Famílias são pratos fartos para a dramaturgia, mais ainda quando constroem um negócio bem-sucedido.
Tretas abundam, e toda discussão sobre dinheiro é dissecada com atenção psicanalítica. “Sopranos”, “Empire” e “Succession” tratam disso muito bem.
Soma-se agora a essa lista “The Righteous Gemstones”, uma produção menos pretensiosa da HBO que lança um olhar sarcástico sobre uma família de televangelistas.
Atenção, não se trata de fazer piada com a fé de quem quer que seja —embora alguns chistes inocentes com o santo nome tenham passado.

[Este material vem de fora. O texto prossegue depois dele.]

# Fierykev/RayTraceBVH

Measured on AMD Instinct MI355X. Metric: Mrays/s primary+1-bounce (BASELINE.json's metric, on its config C5: 3840x2160, the 1/2/4/8-GPU config; the metric's @1080p config C3 is the line c3_1080p); BVH build Mtris/s under build, higher is better.
Workload: dtype f32; 1 GPU; C5: synthetic 10M tris (seed 0x5EED0005, box 100x100x50), 3840x2160, primary+1 bounce; width=3840, height=2160, bounces=1, triangles=10000000, parallelism=single GPU

## Files before the change

include/rtbvh.h:

```cpp
#ifndef RTBVH_H
#define RTBVH_H

#include <stddef.h>
#include <stdint.h>

#ifdef __cplusplus
extern "C" {
#endif

#define RTBVH_ABI_VERSION 8

typedef enum {
    RTBVH_OK = 0,
    RTBVH_ERR_INVALID_ARG = 1,
    RTBVH_ERR_HIP = 2,
    RTBVH_ERR_OOM = 3,
    RTBVH_ERR_NOT_READY = 4,
    RTBVH_ERR_STACK_OVERFLOW = 5,
    RTBVH_ERR_IO = 6,
    RTBVH_ERR_NO_DEVICE = 7,
    RTBVH_ERR_COMM = 8
} rtbvh_status;


// ... 7 lines not shown
    float ambient[4];
    float diffuse[4];
    float specular[4];
    float shininess;
    float optical_density;
    float alpha;
    uint32_t specularb;
    int32_t tex_num;
} rtbvh_material;

typedef struct {
    uint32_t parent, child_l, child_r, code;
    float bb_min[3], bb_max[3];
    uint32_t index;
} rtbvh_node;

typedef struct {
    float intensity;
    float origin[3], direction[3], inv_direction[3];
    float color[4];
} rtbvh_ray_present;

typedef struct {
    uint32_t width, height;
    const uint8_t* rgba8;
} rtbvh_texture;

enum {
    RTBVH_MORTON_CPUTESTS = 0,
    RTBVH_MORTON_HLSL = 1
};
enum {
    RTBVH_DELTA_CLZ64 = 0,
    RTBVH_DELTA_CPUTESTS = 1
};
enum {
    RTBVH_FLAG_TIMING = 1u << 0,
    RTBVH_FLAG_COUNT_VISITS = 1u << 1,
    RTBVH_FLAG_REFRACT_RECORDS = 1u << 2,
    RTBVH_FLAG_SORT_BOUNCE = 1u << 3,
    RTBVH_FLAG_NEAREST_FIRST = 1u << 4,
    RTBVH_FLAG_PACKET_PRIMARY = 1u << 5,
    RTBVH_FLAG_REFILL_BOUNCE = 1u << 6,
    RTBVH_FLAG_WIDE_BVH = 1u << 7,
    RTBVH_FLAG_AUTO_WALK = 1u << 8,
    RTBVH_FLAG_BINNED_PRIMARY = 1u << 9,
    RTBVH_FLAG_CERTIFIED = 1u << 10,
    RTBVH_FLAG_MULTI_KERNEL_BUILD = 1u << 16,
    RTBVH_FLAG_SPLIT_SHIFT = 17,
    RTBVH_FLAG_GRAPH = 1u << 20
};

typedef struct {
    int32_t device;
    uint32_t morton_mode;
    uint32_t delta_mode;
    uint32_t flags;
    float scene_bb_min[3];
    float scene_bb_max[3];
    void* stream;
    uint32_t stack_limit;
    uint32_t reserved;
} rtbvh_config;

typedef struct {
    uint32_t num_tris, num_nodes, width, height;
    uint64_t primary_rays, bounce_rays;
    uint64_t internal_visits[2], leaf_visits[2], hits[2];
    uint64_t textured_hits, stack_overflows;
    uint32_t timed_builds, timed_traces;
    float ms_build, ms_trace;
    float ms_stage[8];
    uint64_t trav_wave_steps, trav_mixed_steps, trav_active_lanes;
    uint64_t trav_max_steps, trav_steps_log2[32];
    uint64_t graph_captures;
    uint32_t walk_flags;
    uint32_t walk_state;
    uint64_t packet_steps[2];
    uint64_t cert_traces, redo_total;
    uint64_t bin_entries[2];
    uint64_t redo_rays[2];
    uint64_t trav_longest;
    uint64_t redo_deferred;
} rtbvh_stats;
typedef struct rtbvh_ctx rtbvh_ctx;

void rtbvh_config_default(rtbvh_config* cfg);
rtbvh_status rtbvh_create(const rtbvh_config* cfg, rtbvh_ctx** out);
void rtbvh_destroy(rtbvh_ctx* ctx);
const char* rtbvh_last_error(const rtbvh_ctx* ctx);
int rtbvh_abi_version(void);
uint32_t rtbvh_stats_size(void);

rtbvh_status rtbvh_set_scene(rtbvh_ctx* ctx, const rtbvh_vertex* verts, uint32_t nverts,
                             const uint32_t* indices, uint32_t nidx, const uint32_t* mat_idx,
                             const rtbvh_material* mats, uint32_t nmats,
                             const rtbvh_texture* textures, uint32_t ntex);
rtbvh_status rtbvh_set_camera(rtbvh_ctx* ctx, const float wvp[16], const float wv[16]);

rtbvh_status rtbvh_build(rtbvh_ctx* ctx);
rtbvh_status rtbvh_build_async(rtbvh_ctx* ctx);
rtbvh_status rtbvh_trace(rtbvh_ctx* ctx, uint32_t width, uint32_t height, uint32_t bounces);
rtbvh_status rtbvh_trace_async(rtbvh_ctx* ctx, uint32_t width, uint32_t height, uint32_t bounces);
rtbvh_status rtbvh_compute_bvh(rtbvh_ctx* ctx, uint32_t width, uint32_t height, uint32_t bounces);
rtbvh_status rtbvh_trace_band_async(rtbvh_ctx* ctx, uint32_t width, uint32_t height, uint32_t bounces,
                                    uint32_t rank, uint32_t nranks, float* dev_out, void* stream);
uint32_t rtbvh_band_rows(uint32_t height, uint32_t rank, uint32_t nranks);
uint32_t rtbvh_deal_bands(uint32_t height, uint32_t rank, uint32_t nranks, uint32_t root_share, uint32_t* bands,
                          uint32_t capacity);
uint32_t rtbvh_deal_rows(uint32_t height, uint32_t rank, uint32_t nranks, uint32_t root_share);
rtbvh_status rtbvh_set_band_deal(rtbvh_ctx* ctx, uint32_t root_share);
rtbvh_status rtbvh_verify_walk(rtbvh_ctx* ctx, uint32_t width, uint32_t height, uint32_t bounces,
                               uint64_t* differing_pixels);
rtbvh_status rtbvh_assemble_bands(rtbvh_ctx* ctx, uint32_t width, uint32_t height, uint32_t nranks,
                                  const float* dev_bands, uint32_t stride_rows, float* dev_frame, void* stream);
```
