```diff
-        const bool in = c + e < C;
         mu[e] = (double)s_mean[4 * cq + e];
         is[e] = (double)s_istd[4 * cq + e];
-        ga[e] = in ? (double)gamma[c + e] : 0.0;
-        be[e] = in ? (double)beta[c + e] : 0.0;
-    }
-    const float* zg = z + (long)g * R * C;
-    float* ag = a + (long)g * R * C;
-    for (long r = r0 + ry; r < r1; r += RYN) {
+        ga[e] = (double)s_ga[4 * cq + e];
+        be[e] = (double)s_be[4 * cq + e];
+    }
+    for (long r = rf; r < r1; r += RYN) {
         const long i = r * C + c;
-        if (vec) {
-            const float4 t = *reinterpret_cast<const float4*>(zg + i);
-            const float zv[4] = {t.x, t.y, t.z, t.w};
-            float o[4];
-#pragma unroll
-            for (int e = 0; e < 4; ++e) o[e] = (float)(((double)zv[e] - mu[e]) * is[e] * ga[e] + be[e]);
-            if (act == MG_ACT_RELU) {
-#pragma unroll
-                for (int e = 0; e < 4; ++e) o[e] = mg_act(MG_ACT_RELU, o[e]);
-            } else if (act != MG_ACT_NONE) {
-#pragma unroll
-                for (int e = 0; e < 4; ++e) o[e] = mg_act(act, o[e]);
+        float o[4];
+#pragma unroll
+        for (int e = 0; e < 4; ++e) o[e] = (float)(((double)zv[e] - mu[e]) * is[e] * ga[e] + be[e]);
+        if (act == MG_ACT_RELU) {
+#pragma unroll
+            for (int e = 0; e < 4; ++e) o[e] = mg_act(MG_ACT_RELU, o[e]);
+        } else if (act != MG_ACT_NONE) {
+#pragma unroll
+            for (int e = 0; e < 4; ++e) o[e] = mg_act(act, o[e]);
+        }
+        if (vec) *reinterpret_cast<float4*>(ag + i) = make_float4(o[0], o[1], o[2], o[3]);
+        else
+            for (int e = 0; e < 4; ++e)
+                if (c + e < C) ag[i + e] = o[e];
+        if (r + RYN < r1) {
+            const long j = i + (long)RYN * C;
+            if (vec) {
+                const float4 t = *reinterpret_cast<const float4*>(zg + j);
+                zv[0] = t.x; zv[1] = t.y; zv[2] = t.z; zv[3] = t.w;
+            } else {
+                for (int e = 0; e < 4; ++e)
+                    if (c + e < C) zv[e] = zg[j + e];
             }
-            *reinterpret_cast<float4*>(ag + i) = make_float4(o[0], o[1], o[2], o[3]);
-        } else {
-            for (int e = 0; e < 4; ++e)
-                if (c + e < C) ag[i + e] = mg_act(act, (float)(((double)zg[i + e] - mu[e]) * is[e] * ga[e] + be[e]));
         }
     }
 }
@@ -327,23 +392,50 @@
                                                                  float* dgamma, float* dbeta, int act, long rows_per, int al16) {
     __shared__ double sh[2 * BNA_PL][64];
     __shared__ double s1[64], s2[64];
-    const int c0 = blockIdx.x * 64, cx = threadIdx.x & 63, pl = threadIdx.x >> 6;
+    __shared__ float s_mu[64], s_is[64], s_ga[64], s_be[64];
+    const int c0 = blockIdx.x * 64, cx = threadIdx.x & 63, pl = __builtin_amdgcn_readfirstlane(threadIdx.x >> 6);
+    const int cq = threadIdx.x & 15, ry = threadIdx.x >> 4;
+    constexpr int RYN = BNA_THREADS / 16;
+    const int c = c0 + 4 * cq;
+    const long r0 = (long)blockIdx.y * rows_per;
+    long r1 = r0 + rows_per;
+    if (r1 > R) r1 = R;
+    const long rf = r0 + ry;
+    const bool pre = act == MG_ACT_GELU;
+
+    float dv[4], av[4], zv[4];
+    {
+        const long rc = rf < R ? rf : R - 1;
+        if (al16) {
+            const long o = rc * C + (c < C ? c : C - 4);
+            const float4 t = *reinterpret_cast<const float4*>(da + o);
+            const float4 ta = *reinterpret_cast<const float4*>(a + o);
+            const float4 tz = *reinterpret_cast<const float4*>(z + o);
+            dv[0] = t.x; dv[1] = t.y; dv[2] = t.z; dv[3] = t.w;
+            av[0] = ta.x; av[1] = ta.y; av[2] = ta.z; av[3] = ta.w;
+            zv[0] = tz.x; zv[1] = tz.y; zv[2] = tz.z; zv[3] = tz.w;
+        } else {
+#pragma unroll
+            for (int e = 0; e < 4; ++e) {
+                const long o = rc * C + (c + e < C ? c + e : C - 1);
+                dv[e] = da[o]; av[e] = a[o]; zv[e] = z[o];
+            }
+        }
+    }
+    const int col = c0 + cx < C ? c0 + cx : C - 1;
+    Parts2<PT> p0;
+    parts_load(part, nsplit, C, col, pl, p0);
+    const float muv = mean[col], isv = invstd[col], gav = gamma[col];
+    const float bev = (pre ? beta : gamma)[col];
+    __builtin_amdgcn_sched_barrier(0);
     {
         double t1 = 0.0, t2 = 0.0;
-        if (c0 + cx < C)
-            for (int q0 = pl; q0 < nsplit; q0 += 8 * BNA_PL) {
-                PT va[8], vb[8];
-#pragma unroll
-                for (int j = 0; j < 8; ++j) {
-                    const int q = q0 + BNA_PL * j;
-                    const long o = ((long)(q < nsplit ? q : nsplit - 1) * 2) * C + c0 + cx;
-                    va[j] = part[o];
-                    vb[j] = part[o + C];
-                }
-#pragma unroll
-                for (int j = 0; j < 8; ++j)
-                    if (q0 + BNA_PL * j < nsplit) { t1 += (double)va[j]; t2 += (double)vb[j]; }
-            }
+        parts_acc(p0, nsplit, pl, t1, t2);
+        for (int q0 = pl + 8 * BNA_PL; q0 < nsplit; q0 += 8 * BNA_PL) {
+            Parts2<PT> v;
+            parts_load(part, nsplit, C, col, q0, v);
+            parts_acc(v, nsplit, q0, t1, t2);
+        }
         sh[pl][cx] = t1;
         sh[BNA_PL + pl][cx] = t2;
         __syncthreads();
@@ -357,44 +449,25 @@
                 dbeta[c0 + cx] = (float)u1;
                 dgamma[c0 + cx] = (float)u2;
             }
+            s_mu[cx] = muv; s_is[cx] = isv; s_ga[cx] = gav; s_be[cx] = pre ? bev : 0.f;
         }
         __syncthreads();
     }
-    const int cq = threadIdx.x & 15, ry = threadIdx.x >> 4;
-    constexpr int RYN = BNA_THREADS / 16;
-    const int c = c0 + 4 * cq;
     if (c >= C) return;
-    const long r0 = (long)blockIdx.y * rows_per;
-    long r1 = r0 + rows_per;
-    if (r1 > R) r1 = R;
     const bool vec = al16 && (c + 3 < C);
-    const bool pre = act == MG_ACT_GELU;
     const double invR = 1.0 / (double)R;
     double mu[4], is[4], ga[4], be[4], k1[4], k2[4];
 #pragma unroll
     for (int e = 0; e < 4; ++e) {
-        const bool in = c + e < C;
-        mu[e] = in ? (double)mean[c + e] : 0.0;
-        is[e] = in ? (double)invstd[c + e] : 0.0;
-        ga[e] = in ? (double)gamma[c + e] : 0.0;
-        be[e] = (in && pre) ? (double)beta[c + e] : 0.0;
+        mu[e] = (double)s_mu[4 * cq + e];
+        is[e] = (double)s_is[4 * cq + e];
+        ga[e] = (double)s_ga[4 * cq + e];
+        be[e] = (double)s_be[4 * cq + e];
         k1[e] = s1[4 * cq + e];
         k2[e] = s2[4 * cq + e];
     }
-    for (long r = r0 + ry; r < r1; r += RYN) {
+    for (long r = rf; r < r1; r += RYN) {
         const long i = r * C + c;
-        float dv[4] = {0, 0, 0, 0}, av[4] = {0, 0, 0, 0}, zv[4] = {0, 0, 0, 0};
-        if (vec) {
-            const float4 t = *reinterpret_cast<const float4*>(da + i);
-            const float4 ta = *reinterpret_cast<const float4*>(a + i);
-            const float4 tz = *reinterpret_cast<const float4*>(z + i);
-            dv[0] = t.x; dv[1] = t.y; dv[2] = t.z; dv[3] = t.w;
-            av[0] = ta.x; av[1] = ta.y; av[2] = ta.z; av[3] = ta.w;
-            zv[0] = tz.x; zv[1] = tz.y; zv[2] = tz.z; zv[3] = tz.w;
-        } else {
-            for (int e = 0; e < 4; ++e)
-                if (c + e < C) { dv[e] = da[i + e]; av[e] = a[i + e]; zv[e] = z[i + e]; }
-        }
         float o[4];
 #pragma unroll
         for (int e = 0; e < 4; ++e) {
@@ -407,6 +480,20 @@
         else
             for (int e = 0; e < 4; ++e)
                 if (c + e < C) dz[i + e] = o[e];
+        if (r + RYN < r1) {
+            const long j = i + (long)RYN * C;
+            if (vec) {
+                const float4 t = *reinterpret_cast<const float4*>(da + j);
+                const float4 ta = *reinterpret_cast<const float4*>(a + j);
+                const float4 tz = *reinterpret_cast<const float4*>(z + j);
+                dv[0] = t.x; dv[1] = t.y; dv[2] = t.z; dv[3] = t.w;
+                av[0] = ta.x; av[1] = ta.y; av[2] = ta.z; av[3] = ta.w;
+                zv[0] = tz.x; zv[1] = tz.y; zv[2] = tz.z; zv[3] = tz.w;
+            } else {
+                for (int e = 0; e < 4; ++e)
+                    if (c + e < C) { dv[e] = da[j + e]; av[e] = a[j + e]; zv[e] = z[j + e]; }
+            }
+        }
     }
 }
 
@@ -1216,44 +1303,99 @@
         state[2] *= beta2;
     }
 }
-struct WqTable { mg_wq_entry e[MG_MAX_WQ_ENTRIES]; int n; long lo, hi; };
-
-__global__ void adam_apply_kernel(float* __restrict__ p, const float* __restrict__ g, float* __restrict__ m,
+struct WqEntry {
+    float* dst;
+    long start;
+    unsigned long long mK, m2;
+    unsigned cnt, d2;
+    int N, K, nck;
+};
+struct WqTable { WqEntry e[MG_MAX_WQ_ENTRIES]; int n; long lo, hi; };
+static unsigned long long wq_mul(unsigned d) { return d == 1 ? 0ull : ~0ull / d + 1; }
+__device__ __forceinline__ unsigned wq_div(unsigned a, unsigned long long M) {
+    const unsigned long long t = (M >> 32) * a + (((M & 0xffffffffull) * a) >> 32);
+    return M ? (unsigned)(t >> 32) : a;
+}
+template <int EPT>
+__device__ __forceinline__ void wq_copy(const WqTable& wq, long i, int cnt, const float (&pv)[4]) {
+    for (int t = 0; t < wq.n; ++t) {
+        const WqEntry e = wq.e[t];
+        const long L0 = i - e.start;
+        if (L0 + cnt <= 0 || L0 >= (long)e.cnt) continue;
+#pragma unroll
+        for (int j = 0; j < EPT; ++j) {
+            const long L = L0 + j;
+            if (j >= cnt || L < 0 || L >= (long)e.cnt) continue;
+            const unsigned r = wq_div((unsigned)L, e.mK), k = (unsigned)L - r * (unsigned)e.K;
+            const unsigned hi = wq_div(r, e.m2), lo = r - hi * e.d2;
+            const int nn = (int)(e.nck ? hi : lo), c = (int)(e.nck ? lo : hi);
+            e.dst[((long)((c >> 2) * e.K + (int)k) * e.N + nn) * 4 + (c & 3)] = pv[j];
+        }
+    }
+}
+
+struct AdamK { float lr, beta1, beta2, eps, wd, step_size, bc2_sqrt, gs; };
+__device__ __forceinline__ void adam_one(const AdamK& k, float g, float& p, float& m, float& v) {
+#pragma clang fp contract(off)
+    const float gi = g * k.gs;
+    float pi = p;
+    if (k.wd != 0.f) pi *= __builtin_fmaf(-k.lr, k.wd, 1.f);
+    const float mi = __builtin_fmaf(1.f - k.beta1, __builtin_fmaf(g, k.gs, -m), m);
+    const float vi = __builtin_fmaf(gi, (1.f - k.beta2) * gi, v * k.beta2);
+    m = mi;
+    v = vi;
+    const float denom = sqrtf(vi) / k.bc2_sqrt + k.eps;
+    p = __builtin_fmaf(-(mi / denom), k.step_size, pi);
+}
+
+template <int EPT>
+__global__ __launch_bounds__(256) void adam_apply_kernel(float* __restrict__ p, const float* __restrict__ g, float* __restrict__ m,
                                   float* __restrict__ v, long n, float lr, float beta1, float beta2, float eps,
                                   float wd, const double* __restrict__ state, float grad_scale,
-                                  const float* __restrict__ gs_dev, unsigned long long* bump, const WqTable wq) {
-    const long i = (long)blockIdx.x * blockDim.x + threadIdx.x;
-    if (bump && i == 0) bump[0] += 1;
+                                  const float* __restrict__ gs_dev, unsigned long long* bump, int al16, const WqTable wq) {
+    const long q = (long)blockIdx.x * blockDim.x + threadIdx.x;
+    if (bump && q == 0) bump[0] += 1;
+    const long i = EPT * q;
     if (i >= n) return;
-    const double bc1 = 1.0 - state[1];
-    const double bc2 = 1.0 - state[2];
-    const float step_size = (float)((double)lr / bc1);
-    const float bc2_sqrt = (float)sqrt(bc2);
-    float gs = grad_scale;
-    if (gs_dev) gs *= gs_dev[0];
-    const float gi = g[i] * gs;
-    float pi = p[i];
-    if (wd != 0.f) pi *= (1.f - lr * wd);
-    const float mi = m[i] + (gi - m[i]) * (1.f - beta1);
-    const float vi = v[i] * beta2 + (1.f - beta2) * gi * gi;
-    m[i] = mi;
-    v[i] = vi;
-    const float denom = sqrtf(vi) / bc2_sqrt + eps;
-    pi = pi - step_size * (mi / denom);
-    p[i] = pi;
-    if (i >= wq.lo && i < wq.hi) {
-        for (int t = 0; t < wq.n; ++t) {
-            const mg_wq_entry& e = wq.e[t];
-            const long L = i - e.start;
-            if (L < 0 || L >= (long)e.N * e.Cc * e.K) continue;
-            const int k = (int)(L % e.K);
-            const long r = L / e.K;
-            int nn, c;
-            if (e.w_sc == e.K) { nn = (int)(r / e.Cc); c = (int)(r % e.Cc); }
-            else { c = (int)(r / e.N); nn = (int)(r % e.N); }
-            e.dst[((long)((c >> 2) * e.K + k) * e.N + nn) * 4 + (c & 3)] = pi;
-        }
-    }
+    const bool vec = EPT == 4 && al16 && i + 3 < n;
+    const int cnt = n - i < EPT ? (int)(n - i) : EPT;
+    const double st1 = state[1], st2 = state[2];
+    const float gsv = (gs_dev ? gs_dev : g)[0];
+    float gv[4], pv[4], mv[4], vv[4];
+    if (vec) {
+        const float4 tg = *reinterpret_cast<const float4*>(g + i), tp = *reinterpret_cast<const float4*>(p + i);
+        const float4 tm = *reinterpret_cast<const float4*>(m + i), tv = *reinterpret_cast<const float4*>(v + i);
+        gv[0] = tg.x; gv[1] = tg.y; gv[2] = tg.z; gv[3] = tg.w;
+        pv[0] = tp.x; pv[1] = tp.y; pv[2] = tp.z; pv[3] = tp.w;
+        mv[0] = tm.x; mv[1] = tm.y; mv[2] = tm.z; mv[3] = tm.w;
+        vv[0] = tv.x; vv[1] = tv.y; vv[2] = tv.z; vv[3] = tv.w;
+    } else {
+#pragma unroll
+        for (int e = 0; e < EPT; ++e) {
+            const long j = e < cnt ? i + e : i;
+            gv[e] = g[j]; pv[e] = p[j]; mv[e] = m[j]; vv[e] = v[j];
+        }
+    }
+    AdamK k;
+    k.lr = lr; k.beta1 = beta1; k.beta2 = beta2; k.eps = eps; k.wd = wd;
+    const double bc1 = 1.0 - st1;
+    const double bc2 = 1.0 - st2;
+    k.step_size = (float)((double)lr / bc1);
+    k.bc2_sqrt = (float)sqrt(bc2);
+    k.gs = grad_scale;
+    if (gs_dev) k.gs *= gsv;
+#pragma unroll
+    for (int e = 0; e < EPT; ++e) adam_one(k, gv[e], pv[e], mv[e], vv[e]);
+    if (vec) {
+        *reinterpret_cast<float4*>(m + i) = make_float4(mv[0], mv[1], mv[2], mv[3]);
+        *reinterpret_cast<float4*>(v + i) = make_float4(vv[0], vv[1], vv[2], vv[3]);
+        *reinterpret_cast<float4*>(p + i) = make_float4(pv[0], pv[1], pv[2], pv[3]);
+    } else {
+#pragma unroll
+        for (int e = 0; e < EPT; ++e)
+            if (e < cnt) { m[i + e] = mv[e]; v[i + e] = vv[e]; p[i + e] = pv[e]; }
+    }
+    if (i + cnt > wq.lo && i < wq.hi) wq_copy<EPT>(wq, i, cnt, pv);
 }
 
 __global__ __launch_bounds__(1024) void sumsq_partial_kernel(const float* __restrict__ g, long n, float* part) {
@@ -1898,14 +2040,24 @@
         MG_CHECK_ARG(e.dst && e.N > 0 && e.Cc > 0 && e.Cc % 4 == 0 && e.K > 0 && e.start >= 0 && e.start + cnt <= n &&
                      ((e.w_sc == e.K && e.w_sn == e.Cc * e.K) || (e.w_sn == e.K && e.w_sc == e.N * e.K)),
                      "mg_adam_flat: table entry %d is not a dense (N,C,K) or (C,N,K) tensor inside the flat buffer", i);
-        t.e[i] = e;
+        MG_CHECK_ARG(cnt <= 0xFFFFFFFFL, "mg_adam_flat: table entry %d has 2^32 elements or more", i);
+        WqEntry& d = t.e[i];
+        d.dst = e.dst; d.start = e.start; d.cnt = (unsigned)cnt; d.N = e.N; d.K = e.K;
+        d.nck = e.w_sc == e.K;
+        d.d2 = (unsigned)(d.nck ? e.Cc : e.N);
+        d.mK = wq_mul((unsigned)e.K); d.m2 = wq_mul(d.d2);
         if (e.start < t.lo) t.lo = e.start;
         if (e.start + cnt > t.hi) t.hi = e.start + cnt;
     }
     if (!state_ticked)
         hipLaunchKernelGGL(adam_advance_kernel, dim3(1), dim3(64), 0, ST, state, (double)beta1, (double)beta2);
-    hipLaunchKernelGGL(adam_apply_kernel, dim3(nblk(n)), dim3(256), 0, ST, p, g, m, v, n, lr, beta1, beta2, eps,
-                       weight_decay, (const double*)state, grad_scale, gs_dev, (unsigned long long*)rng_step, t);
+    const int al16 = ((((uintptr_t)p | (uintptr_t)g | (uintptr_t)m | (uintptr_t)v) & 15) == 0);
+    if (n >= 4L * 256 * 2048)
+        hipLaunchKernelGGL(adam_apply_kernel<4>, dim3(nblk(mg_cdiv(n, 4))), dim3(256), 0, ST, p, g, m, v, n, lr, beta1, beta2, eps,
+                           weight_decay, (const double*)state, grad_scale, gs_dev, (unsigned long long*)rng_step, al16, t);
+    else
+        hipLaunchKernelGGL(adam_apply_kernel<1>, dim3(nblk(n)), dim3(256), 0, ST, p, g, m, v, n, lr, beta1, beta2, eps,
+                           weight_decay, (const double*)state, grad_scale, gs_dev, (unsigned long long*)rng_step, al16, t);
     MG_CHECK_LAUNCH("adam_flat");
     return MG_OK;
 }
```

A graça é justamente que os Gemstones do título conduzem seu negócio religioso com o mesmo afinco para torná-lo um sucesso com que os Sopranos geriam sua rede criminosa, os Lyon cuidam de seu selo fonográfico e os Roy de sua rede midiática.
Deus, ali, é também uma marca e um produto, que precisa ganhar novos mercados e ser consumido pelas massas.
Mas o tom adotado pelo autor e ator Danny McBride é menos crítico e mais cômico, até desbragado, e ele prefere tirar suas piadas muito mais das relações tumultuadas da família, e da família com seus detratores, que da fé em si, tratada como algo legítimo porém acessório.
McBride, cuja carreira se deu no gênero besteirol, interpreta na série o primogênito de um casal de televangelistas ou superpastores, Jesse.
A mãe, que tinha uma fé firme e um talento inconteste para pregar o evangelho, morreu em circunstâncias pouco comentadas pelos demais; o pai, Eli (o sempre maravilhoso John Goodman), quer manter e expandir o legado, mas se desmotiva ao saber que só conta com os filhos para isso.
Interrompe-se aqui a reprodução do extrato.